In a 1975 judgment of the Hon’ble Supreme Court of India in Vulcan Insurance Company Limited v. Maharaj Singh, the apex court had recognized the validity of Scott v. Avery clause and held that a clause like one in Scott v Avery would bar any action or suit if commenced for determination of a dispute covered by arbitration clause. The maintainability of an action would only arise if there is an arbitration award. However, if a dispute at the outset is non-arbitrable, the Scott v. Avery clause is rendered inoperative and cannot be pleaded as a bar to maintainability of the legal action or suit for determination of the dispute which was outside the arbitration clause.
In subsequent judgments of M/s P.S Manohar Reddy v. Maharashtra Krishna Valley and United India Assurance v. Hyundai Engineering and Constructions among others, the apex court has upheld the validity of Scott v. Avery clause and further observed that it does not in any way violate the rights of the parties to initiate an action or a suit in a court of law. The only caveat is that the clause would not be applicable if the dispute is non-arbitrable in nature, as a non-arbitrable claim would in itself oust the jurisdiction of an arbitral tribunal to adjudicate any dispute and hence it would render the Scott v. Avery clause in that case invalid.
Interestingly, the 176th Law Commission report of 2001 had acknowledged the validity and enforceability of Scott v. Avery clause and had proposed a Section 8(6) to the Act drawing its inspiration from Section 9(5) of the English Arbitration Act of 1996, which states that if the court refuses to grant a stay on a legal proceeding on the ground of the arbitration agreement being null, void or inoperative, then any provision in the arbitration clause stating that an award would be a condition precedent (that provision being a Scott v. Avery clause) would have no effect.

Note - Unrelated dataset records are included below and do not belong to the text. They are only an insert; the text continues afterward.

# Edward-Sun/DIFUSCO

Hardware: AMD Instinct MI355X
Metric: denoising steps/sec (graphs x steps / s), TSP-1000 k-NN sparse categorical (higher is better)
Workload: dtype f32 (fp16x3 split MFMA, fp32 accumulate)

## Files before the change

difusco_amd/_lib.py:

```python
import ctypes
import os

from .build import LIB_PATH, PROF_LIB_PATH

FLAG_NO_L0_FOLD, FLAG_NO_TAIL_FOLD, FLAG_CHECK_FINITE = 1, 2, 4

ABI_VERSION = 13
TASK_TSP, TASK_MIS = 0, 1
CATEGORICAL, GAUSSIAN = 0, 1
RAND_NONE, RAND_INJECTED, RAND_PHILOX, RAND_PHILOX_INSTANCES = 0, 1, 2, 3
PREC_FP32, PREC_BF16X3, PREC_BF16X6, PREC_FP16X3, PREC_FP16X1 = 0, 1, 2, 3, 4
PRECISIONS = {"fp32": PREC_FP32, "bf16x3": PREC_BF16X3, "bf16x6": PREC_BF16X6, "fp16x3": PREC_FP16X3,
              "fp16x1": PREC_FP16X1}
FUSED_PRECISIONS = ("bf16x3", "fp16x3", "fp16x1")
GRAPH_PERM_IDENTITY, GRAPH_ORDER_IDENTITY, GRAPH_BAD_EDGE = 1, 2, 4
AGGREGATIONS = {"sum": 0, "mean": 1, "max": 2}

W_GLOBAL = ["node_embed.weight", "node_embed.bias", "edge_embed.weight", "edge_embed.bias",
            "time_embed.0.weight", "time_embed.0.bias", "time_embed.2.weight", "time_embed.2.bias",
            "out.0.weight", "out.0.bias", "out.2.weight", "out.2.bias",
            "@time_freqs", "@dimt_pos", "@dimt_scalar", "@planes:edge_embed.weight"]
W_LAYER = ["@node4.weight", "@node4.bias", "layers.{l}.C.weight", "layers.{l}.C.bias",
           "layers.{l}.norm_h.weight", "layers.{l}.norm_h.bias", "layers.{l}.norm_e.weight", "layers.{l}.norm_e.bias",
           "time_embed_layers.{l}.1.weight", "time_embed_layers.{l}.1.bias",
# ... 145 lines not shown
```

difusco_amd/csrc/api.hip:

```cpp
#include <hip/hip_runtime.h>

#include <cstdarg>
#include <cstdio>
#include <cstring>
#include <mutex>
#include <vector>

#include "../../include/difusco_hip.h"
#include "kernels.h"

namespace {

thread_local char g_err[512] = "";

int fail(int code, const char* fmt, ...) {
  va_list ap;
  va_start(ap, fmt);
  vsnprintf(g_err, sizeof(g_err), fmt, ap);
  va_end(ap);
  return code;
}

#define HIP_TRY(expr)                                                                         \
  do {                                                                                        \
// ... 195 lines not shown
  if (a->n_layers < 1) return fail(DIFUSCO_EINVAL, "n_layers must be >= 1");
  if (a->out_channels != 1 && a->out_channels != 2) return fail(DIFUSCO_EINVAL, "out_channels must be 1 or 2 (got %d)", a->out_channels);
  if (a->precision < DIFUSCO_PREC_FP32 || a->precision > DIFUSCO_PREC_FP16X1) return fail(DIFUSCO_EINVAL, "unknown precision %d", a->precision);
  return DIFUSCO_OK;
}

struct StepPlan {
  int H, L, C;
  int64_t N, E, out_rows, E_pad, n_tiles_pad;
  bool tsp, head_only;
  int nprec;
  bool f16;
  bool fused;
  int fused_variant;
  bool l0_fold, tail_fold, gn_fold, use_prep;
};

StepPlan make_plan(const difusco_step_args* a) {
  StepPlan p;
  p.H = a->hidden, p.L = a->n_layers, p.C = a->out_channels;
  p.N = a->n_nodes, p.E = a->n_edges;
  p.tsp = a->task == DIFUSCO_TASK_TSP;
  p.out_rows = p.tsp ? p.E : p.N;
  p.head_only = a->gn_phase == 2;
  p.nprec = a->precision == DIFUSCO_PREC_FP16X1 ? DIFUSCO_PREC_FP16X3 : a->precision;
  p.f16 = p.nprec == DIFUSCO_PREC_FP16X3;
  const int reg_gather = p.N >= (1 << 20) ? 1 : 0;
  const bool agg_max = a->aggregation == DIFUSCO_AGG_MAX;
  p.fused = p.H == 256 && !a->no_fusion && p.E > 0 && !(agg_max && reg_gather) &&
            (a->precision == DIFUSCO_PREC_BF16X3 || a->precision == DIFUSCO_PREC_FP16X3 ||
             a->precision == DIFUSCO_PREC_FP16X1);
  p.fused_variant = reg_gather | (agg_max ? 2 : 0);
  p.E_pad = (p.E + 255) / 256 * 256;
  p.n_tiles_pad = p.E_pad / 32;
#ifdef DIFUSCO_PROFILING
  const bool ablating = difusco::g_fused_ablate != 0;
#else
  const bool ablating = false;
#endif
  p.l0_fold = p.fused && (a->flags & DIFUSCO_FLAG_NO_L0_FOLD) == 0 && !ablating && (p.tsp ? a->xt_is_binary != 0 : true);
  p.tail_fold = p.fused && p.L >= 2 && (a->flags & DIFUSCO_FLAG_NO_TAIL_FOLD) == 0 && !ablating;
  p.gn_fold = p.tail_fold && p.tsp;
  p.use_prep = a->prepared != nullptr && p.fused && p.tsp && !ablating;
  return p;
}

hipError_t time_bias_rows(const Weights& w, int H, int L, const float* t_host, int n_t, float* out, hipStream_t st) {
  const int64_t* l0 = w.lo.off.data() + DIFUSCO_W_GLOBAL_COUNT;
  return difusco::launch_time_bias(t_host, n_t, H, L, w.g(DIFUSCO_W_TIME_FREQS), w.g(DIFUSCO_W_TIME0_W), w.g(DIFUSCO_W_TIME0_B),
                                   w.g(DIFUSCO_W_TIME2_W), w.g(DIFUSCO_W_TIME2_B), w.base + l0[0], w.lo.layer_stride,
                                   l0[DIFUSCO_WL_TIME_W] - l0[0], l0[DIFUSCO_WL_TIME_B] - l0[0], out, st);
}

int embed_tsp_nodes(const Weights& w, int H, int64_t N, const float* points, float* feat, float* h0, hipStream_t st, bool prof) {
  PROF_IF(prof, PROF_EMBED, launch_pos_embed(points, w.g(DIFUSCO_W_DIMT_POS), (int)N, H, feat, st))
  PROF_IF(prof, PROF_LINEAR_NODE, linear_rows(feat, w.g(DIFUSCO_W_NODE_EMBED_W), w.g(DIFUSCO_W_NODE_EMBED_B), nullptr, h0, N, H, H, H, st))
  return DIFUSCO_OK;
}

int node_rows(int precision, int H, int64_t N, const LayerW& lw, const float* h, float* hscale, bool scale_pass, bool fused_domain,
              float* dst, hipStream_t st, bool prof) {
  const int nprec = precision == DIFUSCO_PREC_FP16X1 ? DIFUSCO_PREC_FP16X3 : precision;
  const bool f16 = nprec == DIFUSCO_PREC_FP16X3;
  bool converted = false;
  if (precision != DIFUSCO_PREC_FP32 && H == 256) {
    const SplitPlanes np = split_planes(lw.node4_planes, 4 * H, H, f16);
    SplitScale sc;
    if (f16) {
      if (scale_pass) PROF_IF(prof, PROF_LINEAR_NODE, launch_row_pow2_scale(h, N, H, hscale, st))
      sc.row_scale = hscale;
      sc.w_inv = np.w_inv;
    }
    converted = fused_domain && (nprec == DIFUSCO_PREC_BF16X3 || nprec == DIFUSCO_PREC_FP16X3);
    if (converted) sc.w_inv = lw.node4_fused_s + (f16 ? 0 : 4 * H);
    PROF_IF(prof, PROF_LINEAR_NODE, linear_rows_split(h, np.planes, (long long)4 * H * H, nprec, converted ? lw.node4_fused_b : lw.node4_b,
                                                      nullptr, dst, N, H, 4 * H, 4 * H, st, 0, sc))
  } else {
    PROF_IF(prof, PROF_LINEAR_NODE, linear_rows(h, lw.node4_w, lw.node4_b, nullptr, dst, N, H, 4 * H, 4 * H, st))
  }
  if (fused_domain && !converted && H == 256) PROF_IF(prof, PROF_LINEAR_NODE, launch_fuse_node_tables(dst, lw.c_b, (int)N, dst, st))
  return DIFUSCO_OK;
}

hipError_t table_c_rows(int precision, int H, float* table, const LayerW& lw, float* scale2, hipStream_t st) {
  if (precision != DIFUSCO_PREC_FP16X1) return launch_two_rows_linear(H, table, lw.c_w, nullptr, table + 2 * H, st);
  hipError_t er = launch_row_pow2_scale(table, 2, H, scale2, st);
  if (er != hipSuccess) return er;
  const SplitPlanes cp = split_planes(lw.c_planes, H, H, true);
  SplitScale sc;
  sc.row_scale = scale2;
  sc.w_inv = cp.w_inv;
// ... 63 lines not shown
  }

  int embed_mis() const {
    PROF(PROF_EMBED, launch_scalar_embed(a->xt, nullptr, w.g(DIFUSCO_W_DIMT_SCALAR), p.N, H, ws.node4, st))
    PROF(PROF_LINEAR_NODE, linear_rows(ws.node4, w.g(DIFUSCO_W_NODE_EMBED_W), w.g(DIFUSCO_W_NODE_EMBED_B), nullptr, ws.h, p.N, H, H, H, st))
    if (p.l0_fold) {
      PROF(PROF_EMBED, zero_async(ws.table, sizeof(float) * 4 * H, st))
      PROF(PROF_EMBED, zero_pad_tail())
    } else if (p.E > 0) {
      PROF(PROF_EMBED, zero_async(ws.e, sizeof(float) * (p.fused ? p.E_pad : p.E) * H, st))
      if (p.fused && p.f16) PROF(PROF_EMBED, zero_async(ws.etmax, sizeof(float) * p.n_tiles_pad, st))
    }
    return DIFUSCO_OK;
  }

  int fused_layer(int l, const LayerW& lw, const float* node4, const float* h_in) const {
    const float* tb = tbias + (size_t)l * H;
    FusedLayerArgs fa;
    fa.e = ws.e, fa.node4 = node4, fa.row = a->row, fa.col = a->col, fa.n_edges = (int)p.E;
    fa.c_planes = split_planes(lw.c_planes, H, H, p.f16).planes;
    fa.o_planes = split_planes(lw.out_planes, H, H, p.f16).planes;
    fa.plane_stride = (long long)H * H;
    fa.b_c = lw.c_b, fa.g_e = lw.norm_e_w, fa.b_e = lw.norm_e_b, fa.tbias = tb;
    fa.g_o = lw.out_ln_w, fa.b_o = lw.out_ln_b, fa.b_out = lw.out_b;
    fa.time_on_edge = p.tsp ? 1 : 0;
    fa.part = ws.part, fa.direct = ws.direct, fa.scales = lw.fused_scales, fa.stream = st;
    FusedKind kind = FusedKind::Middle;
    if (l == 0 && p.l0_fold) {
      kind = FusedKind::FirstFromTable;
      fa.l0_table = table, fa.l0_x = p.tsp ? a->xt : nullptr, fa.l0_perm = p.tsp ? a->perm : nullptr;
      fa.etmax_out = ws.etmax;
    } else if (p.tail_fold && l == p.L - 1) {
      kind = p.tsp ? FusedKind::TailTsp : FusedKind::TailMis;
      fa.gn_tile = ws.gn_tile, fa.etmax_in = ws.etmax;
    } else {
      fa.etmax_in = fa.etmax_out = ws.etmax;
    }
    PROF(PROF_LINEAR_EDGE, launch_edge_layer_fused(a->precision, kind, p.fused_variant, fa))
    if (p.gn_fold && l == p.L - 1) return DIFUSCO_OK;
#ifdef DIFUSCO_PROFILING
    if (g_step_skip & 1) return DIFUSCO_OK;
#endif
    PROF(PROF_GATE, launch_node_finalize((int)p.N, (int)p.E, a->rowptr, node4, ws.part, ws.direct, ws.h, lw.norm_h_w, lw.norm_h_b, tb,
                                         p.tsp ? 1 : 0, p.f16 ? ws.hscale : nullptr, st, h_in, a->aggregation))
    return DIFUSCO_OK;
  }

  int unfused_layer(int l, const LayerW& lw) const {
    PROF(PROF_LINEAR_EDGE, edge_linear(a->precision, ws.e, lw.c_w, lw.c_planes, lw.c_b, nullptr, ws.tmp))
    PROF(PROF_GATE, launch_edge_gate_aggregate(H, (int)p.N, a->rowptr, a->col, ws.node4, ws.tmp, ws.h, lw.norm_h_w, lw.norm_h_b,
                                               lw.norm_e_w, lw.norm_e_b, lw.out_ln_w, lw.out_ln_b, tbias + (size_t)l * H,
                                               p.tsp ? 1 : 0, st, a->aggregation))
    PROF(PROF_LINEAR_EDGE, edge_linear(a->precision, ws.tmp, lw.out_w, lw.out_planes, lw.out_b, ws.e, ws.e))
    return DIFUSCO_OK;
  }

  int run_layers() const {
    for (int l = 0; l < p.L; ++l) {
      const LayerW lw = w.layer(l);
      const bool prep_l = p.use_prep && l == 0;
      bool node_linear = !prep_l;
#ifdef DIFUSCO_PROFILING
      if ((g_step_skip & 2) && l >= 2) node_linear = false;
#endif
      if (node_linear)
        STAGE(node_rows(a->precision, H, p.N, lw, ws.h, ws.hscale, !p.fused || l == 0, p.fused, ws.node4, st, true));
      STAGE(p.fused ? fused_layer(l, lw, prep_l ? prep.node4_0 : ws.node4, prep_l ? prep.h0 : nullptr) : unfused_layer(l, lw));
    }
    return DIFUSCO_OK;
  }

  int run_head(const uint64_t* offset_shift) const {
    RandInstances ri;
    if (a->rand_mode == DIFUSCO_RAND_PHILOX_INSTANCES) ri = RandInstances{a->n_instances, a->instance_rows, a->instance_seeds};
    const int* seg_ptr = a->n_segments > 1 ? a->seg_ptr : nullptr;
    const int nblk = gn_blocks_for(p.out_rows);
    if (p.fused && p.tsp) {
      PROF(PROF_HEAD, launch_head_tiled(p.C, ws.e, p.E, nblk < 8 ? 8 : nblk / 8 * 8, ws.partial, ws.stats, w.g(DIFUSCO_W_OUT_GN_W),
                                        w.g(DIFUSCO_W_OUT_GN_B), w.g(DIFUSCO_W_OUT_CONV_W), w.g(DIFUSCO_W_OUT_CONV_B), a->perm, a->xt,
                                        a->post, a->rand_mode, a->rand, a->seed, a->offset, a->xt_out, a->pred_out, a->prob_out, st,
                                        p.gn_fold ? ws.gn_tile : nullptr, a->gn_phase, a->gn_sums, seg_ptr, a->n_segments, ri,
                                        offset_shift))
      return DIFUSCO_OK;
    }
    PROF(PROF_HEAD, launch_head(H, p.C, p.tsp ? ws.e : ws.h, seg_ptr, a->n_segments, p.out_rows, nblk, ws.partial, ws.stats,
                                w.g(DIFUSCO_W_OUT_GN_W), w.g(DIFUSCO_W_OUT_GN_B), w.g(DIFUSCO_W_OUT_CONV_W), w.g(DIFUSCO_W_OUT_CONV_B),
                                p.tsp ? a->perm : nullptr, a->xt, a->post, a->rand_mode, a->rand, a->seed, a->offset, a->xt_out,
                                a->pred_out, a->prob_out, st, a->gn_phase, a->gn_sums, ri, offset_shift))
    return DIFUSCO_OK;
  }

  int check_finite() const {
    if ((a->flags & DIFUSCO_FLAG_CHECK_FINITE) == 0 || a->gn_phase == 1) return DIFUSCO_OK;
    unsigned* cnt = reinterpret_cast<unsigned*>(ws.partial);
    HIP_TRY(hipMemsetAsync(cnt, 0, sizeof(unsigned), st));
    HIP_TRY(launch_count_nonfinite(a->xt_out, p.out_rows, cnt, st));
    HIP_TRY(launch_count_nonfinite(ws.stats, (long long)a->n_segments * 64, cnt, st));
// ... 382 lines not shown
```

The proposed subsection would have power to set aside the arbitration agreement when the arbitration agreement is either null and void or not capable of enforcement or inoperative qua being against any statute in force. Thus, if at all the court is faced with such a situation, it may set aside the agreement, and in such a case, the Scott v. Avery clause would fail to find its applicability. The 2015 amendment to the Act has in essence dealt with the abovementioned suggestion by empowering the judicial authorities under Section 8 of the Act to not refer the parties to arbitration if the agreement prima facie appears to be invalid, thus holding that any invalid arbitration agreement would lead to the Scott v. Avery clause being invalid and unenforceable.
Concluding Remarks
To bolster the idea of reducing the intervention of courts in an arbitration proceeding, the principles of Scott v. Avery clause is one of the means, as the clause would ensure that firstly, the parties ought to arbitrate before approaching the courts to enforce any right, and secondly, as arbitration is a creature of a contract which has been ratified by the parties, the court would be duty bound to not to interfere with such dispute until and unless such dispute is not arbitrable or prima facie invalid.